I recently beat Wasteland 2 twice and got the desire to try out Fallout 2 again, haven't even touched it in, I'm pretty sure... 7 or 8 years. It's still pretty fun, but god I forgot how annoying the interface is. I kinda hope someone reworks those older fallout games with the wasteland 2 engine, would be 

Now I'll just have to find the original Fallout.


----------



## DeathScream (Nov 24, 2014)

There's a pretty strong rumor that Tara strong was hired to voice fallout 4


my guess is that they will keep some of Skyrim's VA's and hire new ones

i won't be surprised if i hear Lydia, Boone or Deckard Balgruuf cain again


----------



## Bishamon (Nov 24, 2014)

Did Skyrim have a mostly remade voice work from Oblivion? I haven't played Oblivion in ages so I have no clue, though I wouldn't be surprised if that happens.

It's never been something that bothers me much though, there's usually enough variety to it along with enough depth to the world pulling me in for me to forget it, even though it is kind of funny (at best, immersion breaking at worst) whenever I _do_ notice it.


----------



## DeathScream (Nov 24, 2014)

No VA's from oblivion were hired, Minus Wes Johnson and Lynda Carter who will be always Sheogorath and Azura


----------



## Pilaf (Nov 30, 2014)

So I finally bought all the classic FO titles on Steam since the bundle was on sale.

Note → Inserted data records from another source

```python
def pack_openpose(sd, precision='f32'):
    if precision in ('f16', 'f16x2'):
        precision = 'f16x3'
    P = Program(MODEL_OPENPOSE, precision)
    t = P.tensor(4, 1, name='input')
    P.input_tensor = t
    P.input_stats = (np.array([-0.05, -0.05, -0.05, 0.0]), np.array([0.08, 0.08, 0.08, 0.0]))
    X0 = P.tensor(OP_XCH, 3, name='X0')
    X1 = P.tensor(OP_XCH, 3, name='X1')
    items = arch.OPENPOSE_MODEL0
    fuse_pool = not os.environ.get('TERRAN_AMD_NO_FUSED_POOL')
    skip_pool = False
    for i, item in enumerate(items):
        nxt = items[i + 1] if i + 1 < len(items) else None
        if item[0] == 'pool':
            if skip_pool:
                skip_pool = False
                continue
            o = P.tensor(P.tensors[t][0], 1)
            P.simple(OP_MAXPOOL, t, o)
            t = o
            continue
        name, cin, cout, k = item
        W, b = sd['model0.%s.weight' % name], sd['model0.%s.bias' % name]
        if nxt is None:
            P.conv(t, X0, W, b, act=ACT_RELU, out_ch_off=OP_FEAT)
            P.tap('feat', X0, OP_FEAT, 128)
        elif nxt[0] == 'pool' and fuse_pool and cin % 32 == 0 and cout % 64 == 0:
            o = P.tensor(cout, 1, name=name + '_pooled')
            P.conv(t, o, W, b, act=ACT_RELU, pool=True)
            t = o
            skip_pool = True
        else:
            o = P.tensor(cout, 0 if nxt[0] == 'pool' else 1, name=name)
            P.conv(t, o, W, b, act=ACT_RELU)
            t = o
    P.simple(OP_COPYCH, X0, X1, OP_FEAT, OP_FEAT, 128)

    cat_pos = np.concatenate([OP_PAF + np.arange(38), OP_HM + np.arange(19), OP_FEAT + np.arange(128)])
    for st in range(1, 7):
        xin, xout = (X0, X1) if st % 2 == 1 else (X1, X0)
        l1, l2 = arch.openpose_stage_layers(st, 1), arch.openpose_stage_layers(st, 2)
        (n1, cin, c1, k, r1), (n2, cin2, c2, k2, r2) = l1[0], l2[0]
        assert (cin, k, r1) == (cin2, k2, r2) and c1 == c2 == 128
        W = np.concatenate([np.asarray(sd['model%d_%d.%s.weight' % (st, br, n)]) for br, n in ((1, n1), (2, n2))])
        b = np.concatenate([np.asarray(sd['model%d_%d.%s.bias' % (st, br, n)]) for br, n in ((1, n1), (2, n2))])
        kw = dict(ch_pos=cat_pos, cin_p=OP_XCH) if cin == 185 else dict(in_ch_off=OP_FEAT)
        cur = P.tensor(c1 + c2, l1[1][3] // 2)
        P.conv(xin, cur, W, b, act=ACT_RELU if r1 else ACT_NONE, **kw)
        grouped = not os.environ.get('TERRAN_AMD_NO_GROUPED')
        for li in range(1, len(l1) - 1):
            (na, cin, cout, k, relu), (nb, cin2, cout2, k2, relu2) = l1[li], l2[li]
            if not grouped:
                o = P.tensor(2 * cout, l1[li + 1][3] // 2)
                for br, n in ((1, na), (2, nb)):
                    key = 'model%d_%d.%s' % (st, br, n)
                    P.conv(cur, o, sd[key + '.weight'], sd[key + '.bias'], act=ACT_RELU if relu else ACT_NONE,
                           in_ch_off=(br - 1) * cin, out_ch_off=(br - 1) * cout)
                cur = o
                continue
            assert (cin, cout, k, relu) == (cin2, cout2, k2, relu2) and cin % 32 == 0 and cout % 128 == 0
            W = np.concatenate([np.asarray(sd['model%d_%d.%s.weight' % (st, br, n)]) for br, n in ((1, na), (2, nb))])
            b = np.concatenate([np.asarray(sd['model%d_%d.%s.bias' % (st, br, n)]) for br, n in ((1, na), (2, nb))])
            o = P.tensor(2 * cout, l1[li + 1][3] // 2)
            P.conv(cur, o, W, b, act=ACT_RELU if relu else ACT_NONE, groups=2)
            cur = o
        (np_, cin, co1, k, r1), (nh, cin2, co2, k2, r2) = l1[-1], l2[-1]
        if r1 == r2 and cin == cin2 <= 128 and not os.environ.get('TERRAN_AMD_NO_MERGED_OUTPUTS'):
            Wp, bp = np.asarray(sd['model%d_1.%s.weight' % (st, np_)]), np.asarray(sd['model%d_1.%s.bias' % (st, np_)])
            Wh, bh = np.asarray(sd['model%d_2.%s.weight' % (st, nh)]), np.asarray(sd['model%d_2.%s.bias' % (st, nh)])
            Wm = np.zeros((60, 2 * cin, 1, 1), np.float32)
            bm = np.zeros(60, np.float32)
            Wm[0:co1, :cin], bm[0:co1] = Wp, bp
            Wm[40:40 + co2, cin:], bm[40:40 + co2] = Wh, bh
            P.conv(cur, xout, Wm, bm, act=ACT_RELU if r1 else ACT_NONE, out_ch_off=OP_PAF, cout_p=60)
            P.ops[-1]['macs_per_pixel'] = float((co1 + co2) * cin)
        else:
            for br, layers in ((1, l1), (2, l2)):
                name, cin, cout, k, relu = layers[-1]
                key = 'model%d_%d.%s' % (st, br, name)
                off, cp = (OP_PAF, 40) if br == 1 else (OP_HM, 20)
                P.conv(cur, xout, sd[key + '.weight'], sd[key + '.bias'], act=ACT_RELU if relu else ACT_NONE,
                       in_ch_off=(br - 1) * cin, out_ch_off=off, cout_p=cp)
        P.tap('stage%d_paf' % st, xout, OP_PAF, 38)
        P.tap('stage%d_hm' % st, xout, OP_HM, 19)
    P.outputs = [X0]
    P.tap('pafs', X0, OP_PAF, 38)
    P.tap('heatmaps', X0, OP_HM, 19)
# ... 209 lines not shown
```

All three of the classic Interplay Fallout games for like 11 bucks total, which was a nice deal for three classic games. I fired up Fallout and pretty much murdered all of the rats in the first cave with brass knuckles. Felt like a badass. Traveled to Shady Sands, the first town, but got ambushed halfway there by a large group of rats, apparently out to avenge their friends. Kicked their asses, too. Go tell the Rat King he can suck it.


I've got to say, the old school top-down CPRG is a sorely missed genre. There are a few similar games released in recent years, and Pillars of Eternity is shaping up to be a fine entry to the genre, but overall it seems to have dried up to be replaced by "big epic" games like Skyrim and Dragon Age, which are really good games in their own right but don't have the same overall feel.


----------



## DeathScream (Nov 30, 2014)

and fallout 4 will follow the same way as skyrim unfortunately


----------



## Bishamon (Nov 30, 2014)

I figured that branch of the genre would die out eventually, when I was playing Baldur's Gate and Fallout and stuff I was like "This probably won't age very well..."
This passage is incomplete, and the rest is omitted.